Dad had an interesting sense of humor. 
·         When my brother went into the Air Force, he had a growth spurt, growing 4 inches in his first 4 months.  Dad said that at that rate, he would qualify for a control tower when he got out. 
·         There was a street near us named Noyes.  Dad said it couldn't make up its mind (No-Yes). 
·          Cashews were the allergic nut (ca-shew – bless you). 
·         One night we had beef tongue for dinner.  He said "Taste it quick before it tastes you." 
·         Once we were camping at Interstate State Park which crosses the Wisconsin/Minnesota state line.  He thought it should be called either Wisci-Sota or Minne-Sin, combining the names of the two states. 
·         He told us a story about an Indian brave named Falling Rock who went out hunting and never returned.  Subsequently, the tribe put up signs all around the country saying "Watch for Falling Rock."

When I was in college, I frequently took the train to/from school.  Dad would get me to the train just in time.  One night, I could see the train leaving the previous station and Dad was still in the house.  We made it, but after the train arrived in our station.  To this day, I still get stressed when traveling by plane or train, and have to plan to get there with plenty of time to spare.

When I registered for college, Mom and Dad went with and got an orientation of the school.  On the way home, we stopped at Starved Rock State Park for dinner.  When I graduated, we stopped there again.  I was told that during the first trip, I said that I wanted to stop there when I graduated.  I felt that Dad was really proud of me.  I was the first child to graduate from college.

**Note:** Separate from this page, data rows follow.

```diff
+  __syncthreads();
+#pragma unroll
+  for (int t = 0; t < TH; ++t)
+#pragma unroll
+    for (int j = 0; j < W; ++j) img[((h0 + t) * W + j) * C + ch] = acc[t][j];
+  __syncthreads();
+  const int g = tid / C4N, q4 = tid - g * C4N;
+  sp_f4 v[PG];
+#pragma unroll
+  for (int i = 0; i < PG; ++i) v[i] = *reinterpret_cast<const sp_f4*>(img + (g * PG + i) * C + q4 * 4);
+  __syncthreads();
+#pragma unroll
+  for (int i = 0; i < PG; ++i) part[(g * PG + i) * PITCH + q4] = (v[i][0] + v[i][1]) + (v[i][2] + v[i][3]);
+  __syncthreads();
+  const int rp = wave * PPW + lane;
+  const bool reducer = lane < PPW && rp < PT;
+  auto quad_chain = [&]() {
+    const sp_f4* const pp = reinterpret_cast<const sp_f4*>(part + rp * PITCH);
+    constexpr int NB = C4N / 4 / RB;
+    float sum = 0.f;
+#pragma unroll 1
+    for (int b = 0; b < NB; ++b) {
+      sp_f4 cur[RB];
+#pragma unroll
+      for (int i = 0; i < RB; ++i) cur[i] = pp[b * RB + i];
+#pragma unroll
+      for (int i = 0; i < RB; ++i) sum += cur[i][0], sum += cur[i][1], sum += cur[i][2], sum += cur[i][3];
+    }
+    return sum;
+  };
+  if (reducer) smean[rp] = quad_chain() / (float)C;
+  __syncthreads();
+#pragma unroll
+  for (int i = 0; i < PG; ++i) {
+    const sp_f4 d = v[i] - smean[g * PG + i];
+    part[(g * PG + i) * PITCH + q4] = (d[0] * d[0] + d[1] * d[1]) + (d[2] * d[2] + d[3] * d[3]);
+  }
+  __syncthreads();
+  if (reducer) srstd[rp] = 1.0f / sqrtf(quad_chain() / (float)C + eps);
+  __syncthreads();
+  const sp_f4 lw = *reinterpret_cast<const sp_f4*>(ln_w + q4 * 4), lb = *reinterpret_cast<const sp_f4*>(ln_b + q4 * 4);
+#pragma unroll
+  for (int i = 0; i < PG; ++i) {
+    const int p = g * PG + i;
+    const float mean = smean[p], rstd = srstd[p];
+    const sp_f4 o = (v[i] - mean) * rstd * lw + lb;
+    float* const op = out + (n * PT + p) * C;
+    if (SP8)
+      *reinterpret_cast<sp_h8*>(reinterpret_cast<char*>(op) + (q4 >> 1) * 32 + (q4 & 1) * 16) = sp8_piece_from_quad(o, q4);
+    else
+      *reinterpret_cast<sp_f4*>(op + q4 * 4) = o;
+  }
+}
+
+template <int C, int H, int W, int SPLIT, bool SP8>
+static void dwconv7_ln_image_launch(const float* in, const float* w49, const float* bias, const float* ln_w, const float* ln_b, float* out,
+                                    int N, float eps, hipStream_t s) {
+  constexpr size_t lds = (size_t)H * W * C * sizeof(float);
+  static_assert(lds <= 160 * 1024, "the image must fit one CU's LDS");
+  auto kern = dwconv7_ln_image_kernel<C, H, W, SPLIT, SP8>;
+  static bool attr[MTGV_MAX_DEVICES] = {};
+  const int dev = current_device();
+  if (!attr[dev]) {
+    HIP_OK(hipFuncSetAttribute(reinterpret_cast<const void*>(kern), hipFuncAttributeMaxDynamicSharedMemorySize, 160 * 1024));
+    attr[dev] = true;
+  }
+  hipLaunchKernelGGL(kern, dim3((unsigned)N), dim3(C * SPLIT), lds, s, in, w49, bias, ln_w, ln_b, out, eps);
+  HIP_OK(hipGetLastError());
+}
+
+}
diff --git a/mtg-vision_amd/csrc/dwconv7_ln_kernel.h b/mtg-vision_amd/csrc/dwconv7_ln_kernel.h
--- a/mtg-vision_amd/csrc/dwconv7_ln_kernel.h
+++ b/mtg-vision_amd/csrc/dwconv7_ln_kernel.h
@@ -1,5 +1,6 @@
 #pragma once
 #include "common.h"
+#include "dwconv7_ln_image_kernel.h"
 #include "dwconv7_ln_stream_kernel.h"
 #include "sp8.h"
 
@@ -134,7 +135,7 @@
   const int tid = threadIdx.x;
   if (WL) {
     float* wdst = stat + ((S * P * 2 + 3) & ~3);
-    for (int i = tid; i < 49 * c4n; i += 256) reinterpret_cast<f32x4*>(wdst)[i] = reinterpret_cast<const f32x4*>(w49)[i];
+    for (int i = tid; i < 49 * c4n; i += blockDim.x) reinterpret_cast<f32x4*>(wdst)[i] = reinterpret_cast<const f32x4*>(w49)[i];
     wl = wdst;
     __syncthreads();
   }
@@ -261,7 +262,8 @@
       attr[dev] = true;
     }
   }
-  hipLaunchKernelGGL((dwconv7_ln_rows_kernel<TW, TH, SP8, WL>), dim3(grid), dim3(256), lds, s, in, w49, bias, ln_w, ln_b, out, H, W, C,
+  const unsigned threads = (unsigned)((S * c4n + 63) / 64 * 64);
+  hipLaunchKernelGGL((dwconv7_ln_rows_kernel<TW, TH, SP8, WL>), dim3(grid), dim3(threads), lds, s, in, w49, bias, ln_w, ln_b, out, H, W, C,
                      nstrips, nhg, total_strips, S, eps);
   HIP_OK(hipGetLastError());
 }
@@ -271,6 +273,17 @@
                                 float* out, int N, int H, int W, int C, float eps, hipStream_t s, int out_fmt) {
   const char* const rows_env = getenv("MTGV_DW_ROWS");
   const bool rows_on = !(rows_env && atoi(rows_env) == 0);
+  const char* const image_env = getenv("MTGV_DW_IMAGE");
+  const int image_mode = image_env ? atoi(image_env) : -1;
+  if constexpr (PK == 0)
+  if (rows_on && image_mode != 0 && (N >= 128 || image_mode == 1)) {
+#define DWIMAGE_GO(C_, H_, W_, SPLIT_)                                                                                    \
+  (out_fmt == 1 ? dwconv7_ln_image_launch<C_, H_, W_, SPLIT_, true>(in, w49, bias, ln_w, ln_b, out, N, eps, s)            \
+                : dwconv7_ln_image_launch<C_, H_, W_, SPLIT_, false>(in, w49, bias, ln_w, ln_b, out, N, eps, s))
+    if (C == 384 && H == 12 && W == 8) { DWIMAGE_GO(384, 12, 8, 2); return; }
+    if (C == 768 && H == 6 && W == 4) { DWIMAGE_GO(768, 6, 4, 1); return; }
+#undef DWIMAGE_GO
+  }
   if constexpr (PK == 0)
   if (rows_on && N >= 128) {
 #define DWSTREAM_GO(C_, G_)                                                                                                \
```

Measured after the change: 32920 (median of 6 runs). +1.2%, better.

After I graduated from college, I moved away.  A few times, Dad made cassette tapes for me to communicate some adventure he and Mom had.  Once, on one side of the tape, he recorded their visit to a train museum - he read the signs to me.  On the other side he recorded himself playing the organ.
Gerry & Vic Wagner, Wilmette, Illinois

Dad was very patriotic, and would put up the flag every Memorial Day, Flag Day and July 4.  It was tied on a rope that stretched between the house and the oak tree in the front yard.  One year, Mom found out that she could get a flag that had flown over the Capitol in Washington D.C.  We gave it to him for Christmas.  His response was "A used flag from my family for Christmas."  He put that flag up on the 200th anniversary of Paul Revere's ride and it was to remain up 24/7 until the Bicentennial – 7/4/1976.  Unfortunately, he passed away in November 1975, and the flag was destroyed a few months later in an ice storm.

One year, for Father's Day, I asked Mom if she could put some flowers on Dad's grave for me.   She told me that she couldn't do it.  Since Dad used to have hay fever, the thought of flowers was unthinkable.  I changed my mind and decided on a flag instead.

I still get very emotional when thinking about Dad even though it has been more than 40 years since his passing.  I look at my family now, my Mom and (6) siblings, and feel really blessed.  We are all still talking to each other and are close, even though we are separated by miles.  Mom and Dad did a good job!